How Does an Absorber Work: Cooling and Gas Systems

An absorber is a device that pulls a gas or vapor into a liquid, using a chemical or physical attraction between the two substances. The term shows up in two main contexts: cooling systems (absorption chillers) and industrial gas processing (like removing CO2 from exhaust). In both cases, the core principle is the same. A liquid selectively soaks up a target gas, effectively moving it from one place to another so it can be dealt with.

The Basic Principle Behind Absorption

Think of how a dry sponge pulls in water. An absorber works similarly, except a liquid pulls in a gas. When a gas meets the surface of a liquid that has a strong affinity for it, the gas molecules move from the gas stream into the liquid. This happens through two steps: first, gas molecules diffuse through a thin film on the gas side of the surface, then they cross into a thin film on the liquid side before mixing into the bulk liquid. The more surface area the gas and liquid share, and the more intimately they’re mixed, the faster this transfer happens.

The tendency of a gas to dissolve in a liquid follows a predictable relationship: at a given temperature, the amount of gas that dissolves is proportional to the pressure of that gas above the liquid. Lower temperatures and higher pressures generally push more gas into the liquid. Raising the temperature later reverses the process, releasing the gas so the liquid can be reused. This reversibility is what makes absorbers practical in continuous systems.

How Absorbers Work in Cooling Systems

The most widespread use of absorbers is in absorption chillers, which produce cold air or chilled water without a traditional compressor. A standard air conditioner uses an electrically driven compressor to squeeze refrigerant vapor into a high-pressure liquid. An absorption chiller replaces that compressor with a chemical absorption process, a liquid pump, and a heat source.

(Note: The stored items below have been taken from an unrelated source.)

#ifdef CGP_EKF4_KERNELS
template <bool E1>
CGP_DEV void ekf4_mfma_trial(const FilterIO& io, const ModelArgs& ma) {
    const int lane = threadIdx.x;
    const int r = lane >> 4, q = lane & 3;
    const FilterSpan span = filter_span(io, blockIdx.x);
    using Seg = SegRecord<4>;
    const int64_t trial = span.trial;

    HarmonicLCD<1> model;
    model.setup(ma.params + trial * ma.param_stride, ma.dt, ma.model_id);
    Ekf4MfmaConst K;
    K.template load<E1>(model, io, trial, r, q);
    Ekf4State x;
    x.template load<E1>(io, trial, r, q);
    const double* __restrict__ ys = io.record(trial);
    Tile4FilterOut out;
    out.init(io, trial, lane);
    const unsigned p_off = out.offP, m_off = out.offm;
    const bool nll_final = (io.flags & CGP_NLL_FINAL_ONLY) != 0;
    double* __restrict__ nll = (io.nll && !nll_final) ? io.nll + trial * io.T : nullptr;
    const bool want_nll = io.nll != nullptr;

    SpecRegs R;
    R.init(K.angm);
    SpecRegsHigh RH;
    RH.init(K.angm, K.kja);
    constexpr int kParkStride = 2;
    __shared__ double2 park[64 * kParkStride];
    __shared__ double ybuf[64 + 16];
    __shared__ double parkS[64], parkI[64];
    double cum = 0.0;
    int checked_left = 0, spec_off = 0, jump_streak = 0, spec_score = -4;
    unsigned n_high = 0, n_common = 0, n_redo = 0, n_checked = 0, n_high_left = 0, n_wide = 0, n_low = 0, n_mid = 0;
    Ekf4Anchor anchor_live;
    int anchor_age = -1;
    const int64_t Te = span.t_end;
    double ynext = (span.t_begin + lane < Te) ? ys[span.t_begin + lane] : 0.0;
    for (int64_t t0 = span.t_begin; t0 < Te; t0 += 64) {
        wave_lds_fence();
        const bool burn = t0 < span.t_out;
        const OobWindow Pw = out.P_window(burn), mw = out.m_window(burn);
        if (span.state && span.seg > 0 && t0 == span.t_out) {
            Seg::put_mean(span.state, Seg::kJunction, lane < 4, lane, x.uq);
            Seg::put_cov(span.state, Seg::kJunction, ((lane >> 2) & 3) == 0, r, q, x.P);
        }
        double ychunk = ynext;
        asm volatile("" : "+v"(ychunk));
        ynext = (t0 + 64 + lane < Te) ? ys[t0 + 64 + lane] : 0.0;
        const int nsteps = (Te - t0 < 64) ? (int)(Te - t0) : 64;
        const Ekf4State x0 = x;
        const unsigned hx0 = (unsigned)__builtin_amdgcn_readfirstlane(__double2hiint(x.u2()));
        const bool low = !nll_final && hx0 - 0xBFFC0000u <= 0xC085DFFFu - 0xBFFC0000u;
        const bool mid = !nll_final && (hx0 & 0x7FFFFFFFu) < 0x3FF80000u;
        const bool edge = !nll_final && !mid && (hx0 & 0x7FFFFFFFu) < 0x3FFC0000u;
        ybuf[lane] = ychunk;
        wave_lds_fence();
        Ekf4Anchor anchor0, anchor_end;
        const bool spec_allowed = spec_off == 0;
        if (!spec_allowed) anchor0 = anchor_live;
        else if (anchor_age < 0 || anchor_age >= 4) { ekf4_anchor<E1 ? 2 : 0>(K, x.u2(), anchor0); anchor_age = 0; }
        else anchor0 = anchor_live;
        auto chunk = [&](auto reg_c) {
            constexpr int REG = decltype(reg_c)::value;
            SpecRegsMid RM;
            if constexpr (REG == kRegMid) RM.init(K.angm, K.kja);
            WideRegs RW;
            if constexpr (REG == kRegAny) RW.init();
            Ekf4Anchor anchor = anchor0;
            Ekf4Verdict verdict;
            auto one = [&](int slot, unsigned k, double y) {
                double S, innov;
                ekf4_mfma_step_spec1<E1 ? 2 : 0, REG>(K, R, RH, y, x, anchor, S, innov, verdict, &RM, REG == kRegAny ? &RW : nullptr);
                park[(slot + k) * kParkStride] = make_double2(S, innov);
                const unsigned t = (unsigned)(t0 + slot);
                Pw.store_s(x.P, p_off + k * 128u, t * 128u);
                mw.store_s(x.uq, m_off + k * 32u, t * 32u);
            };
            int slot = 0;
            double2 ya = *reinterpret_cast<const double2*>(ybuf), yb = *reinterpret_cast<const double2*>(ybuf + 2);
            double2 yc = *reinterpret_cast<const double2*>(ybuf + 4), yd = *reinterpret_cast<const double2*>(ybuf + 6);
            for (; slot + 8 <= nsteps; slot += 8) {
                const double2 na = *reinterpret_cast<const double2*>(ybuf + slot + 8), nb = *reinterpret_cast<const double2*>(ybuf + slot + 10);
                const double2 nc = *reinterpret_cast<const double2*>(ybuf + slot + 12), nd = *reinterpret_cast<const double2*>(ybuf + slot + 14);
                one(slot, 0u, ya.x); one(slot, 1u, ya.y); one(slot, 2u, yb.x); one(slot, 3u, yb.y);
                one(slot, 4u, yc.x); one(slot, 5u, yc.y); one(slot, 6u, yd.x); one(slot, 7u, yd.y);
                ya = na; yb = nb; yc = nc; yd = nd;
            }
            for (; slot + 4 <= nsteps; slot += 4) {
                const double2 na = *reinterpret_cast<const double2*>(ybuf + slot + 4), nb = *reinterpret_cast<const double2*>(ybuf + slot + 6);
                one(slot, 0u, ya.x); one(slot, 1u, ya.y); one(slot, 2u, yb.x); one(slot, 3u, yb.y);
                ya = na; yb = nb;
            }
            for (; slot < nsteps; slot++) one(slot, 0u, readlane_f64(ychunk, slot));
            anchor_end = anchor;
            return verdict.template code<REG>();
        };
        unsigned uncommon = 1;
        int kept_reg = -1;
        const bool lean_tried = spec_allowed && (low || mid || (checked_left == 0 && !edge));
        if (lean_tried) {
            bool high = false;
            if constexpr (E1) high = !nll_final && hx0 - 0x401A0000u < 0x4085DFFFu - 0x401A0000u;
            if (low) {
                uncommon = chunk(std::integral_constant<int, kRegLow>{});
                if (uncommon == 0) n_low++;
            } else if (mid) {
                uncommon = chunk(std::integral_constant<int, kRegMid>{});
                if (uncommon == 0) n_mid++;
            } else {
                if (high) {
                    uncommon = chunk(std::integral_constant<int, kRegHigh>{});
                    if (uncommon != 0) { x = x0; n_high_left++; } else { n_high++; kept_reg = kRegHigh; }
                }
                if (uncommon != 0) {
                    uncommon = chunk(std::integral_constant<int, kRegCommon>{});
                    if (uncommon == 0) { n_common++; kept_reg = kRegCommon; }
                }
            }
        }
        if (uncommon != 0) {
            if (lean_tried) { x = x0; checked_left = (!(low || mid) && (uncommon & 1u)) ? kCheckedChunks : 1; n_redo++; }
            auto jumped = [&]() { jump_streak = jump_streak < 4 ? jump_streak + 1 : 4; if (spec_off < (1 << jump_streak)) spec_off = 1 << jump_streak; };
            auto failed = [&]() {
                spec_score = spec_score > -14 ? spec_score - 2 : -16;
                if (spec_score <= -8 && spec_off < 32) spec_off = 32;
                if (t0 == span.t_begin && spec_off < 8) spec_off = 8;
            };
            if (lean_tried) { failed(); if ((uncommon & 2u) != 0) jumped(); }
            if (spec_allowed && spec_off == 0) {
                uncommon = chunk(std::integral_constant<int, kRegAny>{});
                if (uncommon == 0) { if (!lean_tried) n_wide++; }
                else { failed(); if ((uncommon & 2u) != 0) jumped(); }
            }
        }
        if (uncommon == 0) {
            anchor_live = anchor_end; anchor_age++;
            if (jump_streak > 0) jump_streak--;
            if (spec_score < 8) spec_score++;
            if (checked_left > 0) checked_left--;
        } else {
            if (!spec_allowed) spec_off--;
            anchor_age = -1;
            x = x0;
            const bool redo = lean_tried;
            bool bad = false;
            WideRegs W;
            W.init();
            auto wide_one = [&](int slot, double y) {
                double S, innov;
                ekf4_mfma_step_wide<E1 ? 2 : 0>(K, W, y, x, S, innov, bad);
                park[slot * kParkStride] = make_double2(S, innov);
                const unsigned t = (unsigned)(t0 + slot);
                Pw.store_s(x.P, p_off, t * 128u);
                mw.store_s(x.uq, m_off, t * 32u);
            };
            int wslot = 0;
            for (; wslot + 4 <= nsteps; wslot += 4) {
                const double2 ya = *reinterpret_cast<const double2*>(ybuf + wslot), yb = *reinterpret_cast<const double2*>(ybuf + wslot + 2);
                wide_one(wslot, ya.x); wide_one(wslot + 1, ya.y); wide_one(wslot + 2, yb.x); wide_one(wslot + 3, yb.y);
            }
            for (; wslot < nsteps; wslot++) wide_one(wslot, readlane_f64(ychunk, wslot));
            if (__builtin_amdgcn_ballot_w64(bad) != 0) {
                x = x0;
                for (int slot = 0; slot < nsteps; slot++) {
                    double S, innov;
                    ekf4_mfma_step_checked<E1 ? 2 : 0>(K, readlane_f64(ychunk, slot), x, S, innov);
                    park[slot * kParkStride] = make_double2(S, innov);
                    const unsigned t = (unsigned)(t0 + slot);
                    Pw.store_s(x.P, p_off, t * 128u);
                    mw.store_s(x.uq, m_off, t * 32u);
                }
                if (!redo) n_checked++;
            } else if (!redo) n_wide++;
            if (checked_left > 0) checked_left--;
        }
        if (want_nll && !burn) {
            wave_lds_fence();
            const double2 si = park[(lane < nsteps ? lane : 0) * kParkStride];
            cum = nll_flush_wave(si.x, si.y, lane, nsteps, cum, nll ? nll + t0 : nullptr);
        }
        if (kept_reg >= 0 && checked_left == 0 && spec_off == 0 && t0 >= span.t_out) {
            auto fast_run = [&](auto reg_c) {
                constexpr int REG = decltype(reg_c)::value;
                for (;;) {
                    const int64_t t1 = t0 + 64;
                    if (t1 + 64 > Te) break;
                    const unsigned hx1 = (unsigned)__builtin_amdgcn_readfirstlane(__double2hiint(x.u2()));
                    const bool low1 = !nll_final && hx1 - 0xBFFC0000u <= 0xC085DFFFu - 0xBFFC0000u;
                    const bool mid1 = !nll_final && (hx1 & 0x7FFFFFFFu) < 0x3FF80000u;
                    const bool edge1 = !nll_final && !mid1 && (hx1 & 0x7FFFFFFFu) < 0x3FFC0000u;
                    bool high1 = false;
                    if constexpr (E1) high1 = !nll_final && hx1 - 0x401A0000u < 0x4085DFFFu - 0x401A0000u;
                    if (low1 || mid1 || edge1 || high1 != (REG == kRegHigh)) break;
                    wave_lds_fence();
                    double ychunk = ynext;
                    asm volatile("" : "+v"(ychunk));
                    ynext = (t1 + 64 + lane < Te) ? ys[t1 + 64 + lane] : 0.0;
                    const Ekf4State x1 = x;
                    ybuf[lane] = ychunk;
                    wave_lds_fence();
                    const bool reanchor = anchor_age >= 4;
                    Ekf4Anchor anchor;
                    if (reanchor) ekf4_anchor<E1 ? 2 : 0>(K, x.u2(), anchor);
                    else anchor = anchor_live;
                    Ekf4Verdict verdict;
                    auto one = [&](int slot, unsigned k, double y) {
                        double S, innov;
                        ekf4_mfma_step_spec1<E1 ? 2 : 0, REG>(K, R, RH, y, x, anchor, S, innov, verdict);
                        parkS[slot + k] = S; parkI[slot + k] = innov;
                        const unsigned t = (unsigned)(t1 + slot);
                        out.wP.store_s(x.P, p_off + k * 128u, t * 128u);
                        out.wm.store_s(x.uq, m_off + k * 32u, t * 32u);
                    };
                    double2 ya = *reinterpret_cast<const double2*>(ybuf), yb = *reinterpret_cast<const double2*>(ybuf + 2);
                    double2 yc = *reinterpret_cast<const double2*>(ybuf + 4), yd = *reinterpret_cast<const double2*>(ybuf + 6);
                    auto group8 = [&](int slot) {
                        const double2 na = *reinterpret_cast<const double2*>(ybuf + slot + 8), nb = *reinterpret_cast<const double2*>(ybuf + slot + 10);
                        const double2 nc = *reinterpret_cast<const double2*>(ybuf + slot + 12), nd = *reinterpret_cast<const double2*>(ybuf + slot + 14);
                        one(slot, 0u, ya.x); one(slot, 1u, ya.y); one(slot, 2u, yb.x); one(slot, 3u, yb.y);
                        one(slot, 4u, yc.x); one(slot, 5u, yc.y); one(slot, 6u, yd.x); one(slot, 7u, yd.y);
                        ya = na; yb = nb; yc = nc; yd = nd;
                    };
#pragma unroll 1
                    for (int slot = 0; slot < 64; slot += 8 * kEkf4FastGroups) {
#pragma unroll
                        for (int g = 0; g < kEkf4FastGroups; g++) group8(slot + 8 * g);
                    }
                    if (verdict.template code<REG>() != 0) { x = x1; ynext = ychunk; break; }
                    t0 = t1;
                    anchor_live = anchor; anchor_age = reanchor ? 1 : anchor_age + 1;
                    if (jump_streak > 0) jump_streak--;
                    if (spec_score < 8) spec_score++;
                    if constexpr (REG == kRegHigh) n_high++;
                    else n_common++;
                    if (want_nll) {
                        wave_lds_fence();
                        const double2 si = make_double2(parkS[lane], parkI[lane]);
                        cum = nll_flush_wave(si.x, si.y, lane, 64, cum, nll ? nll + t1 : nullptr);
                    }
                }
            };
            if (E1 && kept_reg == kRegHigh) { if constexpr (E1) fast_run(std::integral_constant<int, kRegHigh>{}); }
            else fast_run(std::integral_constant<int, kRegCommon>{});
        }
    }
    if (span.state) {
        Seg::put_mean(span.state, Seg::kEnd, lane < 4, lane, x.uq);
        Seg::put_cov(span.state, Seg::kEnd, ((lane >> 2) & 3) == 0, r, q, x.P);
        Seg::put_nll(span.state, lane, cum);
    } else if (lane == 0 && io.nll && nll_final) io.nll[trial] = cum;
    if (io.counters && lane == 0) {
        atomicAdd(io.counters + 0, (unsigned long long)n_high); atomicAdd(io.counters + 1, (unsigned long long)n_common);
        atomicAdd(io.counters + 2, (unsigned long long)n_redo); atomicAdd(io.counters + 3, (unsigned long long)n_checked);
        atomicAdd(io.counters + 4, (unsigned long long)n_high_left); atomicAdd(io.counters + 5, (unsigned long long)n_wide);
        atomicAdd(io.counters + 6, (unsigned long long)n_low); atomicAdd(io.counters + 7, (unsigned long long)n_mid);
    }
}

The only significant electrical input is for small circulation pumps and control valves, which makes these systems attractive wherever heat is cheap or abundant.

The cycle has four main components connected in a loop: the evaporator, the absorber, the generator, and the condenser. Here’s how the refrigerant moves through them:

  • Evaporator: Liquid refrigerant evaporates at very low pressure, absorbing heat from the space or water you want to cool. This is where the actual cooling happens.
  • Absorber: The refrigerant vapor flows into the absorber, where a concentrated liquid solution soaks it up. This absorption process releases heat, so the absorber itself is actively cooled (usually with water) to keep it working efficiently. The solution, now diluted with refrigerant, is pumped to the generator.
  • Generator: Heat is applied to the diluted solution, boiling the refrigerant back out as vapor. The remaining concentrated solution flows back to the absorber to repeat its job.
  • Condenser: The hot refrigerant vapor from the generator is cooled and condensed back into a liquid, then sent through an expansion valve back to the evaporator to start over.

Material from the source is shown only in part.